WHAT IS NEEDED: The exercise asks you to copy every line below in which "kChunkO" appears.

INFORMATION:

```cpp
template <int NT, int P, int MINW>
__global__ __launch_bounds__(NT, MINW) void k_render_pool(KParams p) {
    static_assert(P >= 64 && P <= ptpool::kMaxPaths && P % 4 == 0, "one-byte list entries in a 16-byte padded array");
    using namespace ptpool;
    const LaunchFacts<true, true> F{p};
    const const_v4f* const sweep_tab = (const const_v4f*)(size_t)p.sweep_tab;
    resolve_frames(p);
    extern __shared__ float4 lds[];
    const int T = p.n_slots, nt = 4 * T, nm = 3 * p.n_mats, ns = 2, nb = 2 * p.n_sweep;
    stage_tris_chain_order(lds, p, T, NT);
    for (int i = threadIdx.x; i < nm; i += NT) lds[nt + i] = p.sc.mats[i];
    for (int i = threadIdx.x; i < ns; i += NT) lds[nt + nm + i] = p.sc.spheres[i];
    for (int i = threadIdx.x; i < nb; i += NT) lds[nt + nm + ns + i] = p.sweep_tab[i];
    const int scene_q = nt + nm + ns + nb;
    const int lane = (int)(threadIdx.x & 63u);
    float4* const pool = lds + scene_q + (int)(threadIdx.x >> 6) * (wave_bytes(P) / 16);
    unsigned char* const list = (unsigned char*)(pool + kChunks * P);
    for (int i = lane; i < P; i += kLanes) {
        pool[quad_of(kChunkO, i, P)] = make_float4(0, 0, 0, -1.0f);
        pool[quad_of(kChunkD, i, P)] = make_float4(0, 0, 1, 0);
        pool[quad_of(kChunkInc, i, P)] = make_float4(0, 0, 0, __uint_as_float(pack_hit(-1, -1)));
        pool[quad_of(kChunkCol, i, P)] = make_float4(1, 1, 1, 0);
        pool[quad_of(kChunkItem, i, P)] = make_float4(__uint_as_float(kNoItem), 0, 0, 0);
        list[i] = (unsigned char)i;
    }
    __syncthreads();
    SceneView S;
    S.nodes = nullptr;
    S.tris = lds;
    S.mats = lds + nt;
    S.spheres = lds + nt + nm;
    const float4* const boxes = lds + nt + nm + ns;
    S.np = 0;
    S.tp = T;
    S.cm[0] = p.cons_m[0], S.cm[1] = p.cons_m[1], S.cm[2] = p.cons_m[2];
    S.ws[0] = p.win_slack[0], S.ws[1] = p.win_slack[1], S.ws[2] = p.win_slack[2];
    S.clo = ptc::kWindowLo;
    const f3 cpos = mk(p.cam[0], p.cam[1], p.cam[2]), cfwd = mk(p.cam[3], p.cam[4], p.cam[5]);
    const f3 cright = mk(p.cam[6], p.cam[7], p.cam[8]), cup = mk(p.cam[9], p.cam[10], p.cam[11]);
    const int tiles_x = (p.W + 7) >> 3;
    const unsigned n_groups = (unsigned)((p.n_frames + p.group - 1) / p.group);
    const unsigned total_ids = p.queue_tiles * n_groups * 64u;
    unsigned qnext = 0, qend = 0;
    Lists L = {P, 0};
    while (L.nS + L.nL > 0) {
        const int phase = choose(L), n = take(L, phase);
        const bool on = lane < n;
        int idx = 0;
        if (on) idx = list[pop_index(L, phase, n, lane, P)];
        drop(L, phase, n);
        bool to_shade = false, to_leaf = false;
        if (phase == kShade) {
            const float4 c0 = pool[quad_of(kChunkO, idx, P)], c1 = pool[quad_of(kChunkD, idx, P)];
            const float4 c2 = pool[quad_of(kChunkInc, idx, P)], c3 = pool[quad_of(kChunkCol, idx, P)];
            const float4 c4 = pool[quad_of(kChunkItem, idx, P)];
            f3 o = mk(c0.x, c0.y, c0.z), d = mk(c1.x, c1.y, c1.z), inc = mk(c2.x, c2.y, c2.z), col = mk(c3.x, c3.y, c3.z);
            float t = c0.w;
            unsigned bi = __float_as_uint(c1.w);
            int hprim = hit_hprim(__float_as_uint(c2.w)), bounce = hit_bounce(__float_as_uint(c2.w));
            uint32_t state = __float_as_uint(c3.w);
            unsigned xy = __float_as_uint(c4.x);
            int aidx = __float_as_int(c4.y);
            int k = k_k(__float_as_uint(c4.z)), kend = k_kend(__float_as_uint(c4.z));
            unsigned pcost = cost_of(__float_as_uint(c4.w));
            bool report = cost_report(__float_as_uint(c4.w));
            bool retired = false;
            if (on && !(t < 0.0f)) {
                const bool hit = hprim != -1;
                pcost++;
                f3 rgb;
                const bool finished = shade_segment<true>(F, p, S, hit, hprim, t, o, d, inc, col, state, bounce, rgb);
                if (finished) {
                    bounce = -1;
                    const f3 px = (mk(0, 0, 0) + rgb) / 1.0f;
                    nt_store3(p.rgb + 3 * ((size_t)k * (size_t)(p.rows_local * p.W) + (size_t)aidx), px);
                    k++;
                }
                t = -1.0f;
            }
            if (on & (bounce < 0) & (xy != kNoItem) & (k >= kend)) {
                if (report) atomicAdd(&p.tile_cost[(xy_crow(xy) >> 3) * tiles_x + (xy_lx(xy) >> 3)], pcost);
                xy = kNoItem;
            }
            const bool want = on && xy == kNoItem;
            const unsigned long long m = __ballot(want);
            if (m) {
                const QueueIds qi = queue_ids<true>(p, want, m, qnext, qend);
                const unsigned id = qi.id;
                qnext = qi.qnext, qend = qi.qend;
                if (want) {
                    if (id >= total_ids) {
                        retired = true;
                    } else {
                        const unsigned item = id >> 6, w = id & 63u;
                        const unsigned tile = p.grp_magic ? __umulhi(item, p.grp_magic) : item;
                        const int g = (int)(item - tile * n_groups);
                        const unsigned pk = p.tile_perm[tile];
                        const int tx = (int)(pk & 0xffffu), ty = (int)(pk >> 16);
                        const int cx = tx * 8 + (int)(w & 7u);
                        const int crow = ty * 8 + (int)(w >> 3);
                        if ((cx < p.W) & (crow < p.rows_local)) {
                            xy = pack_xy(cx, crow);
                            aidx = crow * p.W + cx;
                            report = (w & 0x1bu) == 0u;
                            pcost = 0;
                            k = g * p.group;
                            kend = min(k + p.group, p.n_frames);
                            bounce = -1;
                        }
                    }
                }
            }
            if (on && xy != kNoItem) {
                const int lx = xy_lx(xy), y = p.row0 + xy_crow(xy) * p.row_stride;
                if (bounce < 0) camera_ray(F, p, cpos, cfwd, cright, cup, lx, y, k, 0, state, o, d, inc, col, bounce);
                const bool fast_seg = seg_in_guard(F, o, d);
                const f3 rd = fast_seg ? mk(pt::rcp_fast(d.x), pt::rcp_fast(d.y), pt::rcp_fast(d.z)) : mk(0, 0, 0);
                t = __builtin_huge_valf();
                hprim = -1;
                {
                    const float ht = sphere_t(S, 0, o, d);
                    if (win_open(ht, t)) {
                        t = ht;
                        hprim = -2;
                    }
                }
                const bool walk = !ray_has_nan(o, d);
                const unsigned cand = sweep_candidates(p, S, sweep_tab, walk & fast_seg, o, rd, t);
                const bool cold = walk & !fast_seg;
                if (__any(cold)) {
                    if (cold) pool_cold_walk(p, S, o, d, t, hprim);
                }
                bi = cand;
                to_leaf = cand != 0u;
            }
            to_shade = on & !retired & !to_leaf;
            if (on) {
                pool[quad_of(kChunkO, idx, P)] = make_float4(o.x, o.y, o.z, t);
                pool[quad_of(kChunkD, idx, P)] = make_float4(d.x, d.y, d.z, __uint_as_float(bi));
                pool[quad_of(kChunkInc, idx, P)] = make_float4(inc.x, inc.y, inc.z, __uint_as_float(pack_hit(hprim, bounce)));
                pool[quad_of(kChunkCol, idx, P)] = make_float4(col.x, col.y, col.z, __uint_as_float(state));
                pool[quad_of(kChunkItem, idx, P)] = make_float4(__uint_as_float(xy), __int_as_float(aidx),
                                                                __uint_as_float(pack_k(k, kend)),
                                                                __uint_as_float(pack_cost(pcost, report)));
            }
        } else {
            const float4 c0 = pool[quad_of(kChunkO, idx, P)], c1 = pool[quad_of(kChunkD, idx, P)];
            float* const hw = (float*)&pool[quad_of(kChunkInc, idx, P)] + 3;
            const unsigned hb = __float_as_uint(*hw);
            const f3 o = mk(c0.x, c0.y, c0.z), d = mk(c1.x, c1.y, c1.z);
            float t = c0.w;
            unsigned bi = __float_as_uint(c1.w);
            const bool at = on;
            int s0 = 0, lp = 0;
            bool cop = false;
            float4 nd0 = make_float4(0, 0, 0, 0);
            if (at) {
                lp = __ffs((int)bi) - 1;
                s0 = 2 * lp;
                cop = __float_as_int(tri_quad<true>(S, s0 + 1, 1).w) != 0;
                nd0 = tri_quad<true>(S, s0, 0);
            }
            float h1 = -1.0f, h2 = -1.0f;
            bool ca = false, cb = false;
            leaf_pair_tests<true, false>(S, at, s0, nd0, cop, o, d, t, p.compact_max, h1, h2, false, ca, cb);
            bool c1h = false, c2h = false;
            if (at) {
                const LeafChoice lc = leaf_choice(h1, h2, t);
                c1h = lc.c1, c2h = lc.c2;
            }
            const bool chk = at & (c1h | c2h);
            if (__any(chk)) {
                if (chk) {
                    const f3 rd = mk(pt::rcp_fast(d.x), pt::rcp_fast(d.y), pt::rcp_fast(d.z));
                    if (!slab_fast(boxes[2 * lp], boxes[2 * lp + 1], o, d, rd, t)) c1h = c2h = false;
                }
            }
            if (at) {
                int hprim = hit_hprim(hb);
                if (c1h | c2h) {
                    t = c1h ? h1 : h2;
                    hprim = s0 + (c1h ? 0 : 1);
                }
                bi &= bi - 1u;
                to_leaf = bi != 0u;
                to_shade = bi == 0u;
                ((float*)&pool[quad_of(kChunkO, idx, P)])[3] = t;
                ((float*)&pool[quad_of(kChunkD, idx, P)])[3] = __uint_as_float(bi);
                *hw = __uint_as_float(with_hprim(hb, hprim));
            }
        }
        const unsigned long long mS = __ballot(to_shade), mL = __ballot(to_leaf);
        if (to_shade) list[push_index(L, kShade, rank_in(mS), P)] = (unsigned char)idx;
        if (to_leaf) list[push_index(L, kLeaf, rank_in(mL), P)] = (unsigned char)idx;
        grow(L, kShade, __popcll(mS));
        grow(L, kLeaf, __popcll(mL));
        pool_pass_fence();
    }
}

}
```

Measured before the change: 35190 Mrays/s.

SOLVED PROBLEM:
        pool[quad_of(kChunkO, i, P)] = make_float4(0, 0, 0, -1.0f);
            const float4 c0 = pool[quad_of(kChunkO, idx, P)], c1 = pool[quad_of(kChunkD, idx, P)];
                pool[quad_of(kChunkO, idx, P)] = make_float4(o.x, o.y, o.z, t);
            const float4 c0 = pool[quad_of(kChunkO, idx, P)], c1 = pool[quad_of(kChunkD, idx, P)];
                ((float*)&pool[quad_of(kChunkO, idx, P)])[3] = t;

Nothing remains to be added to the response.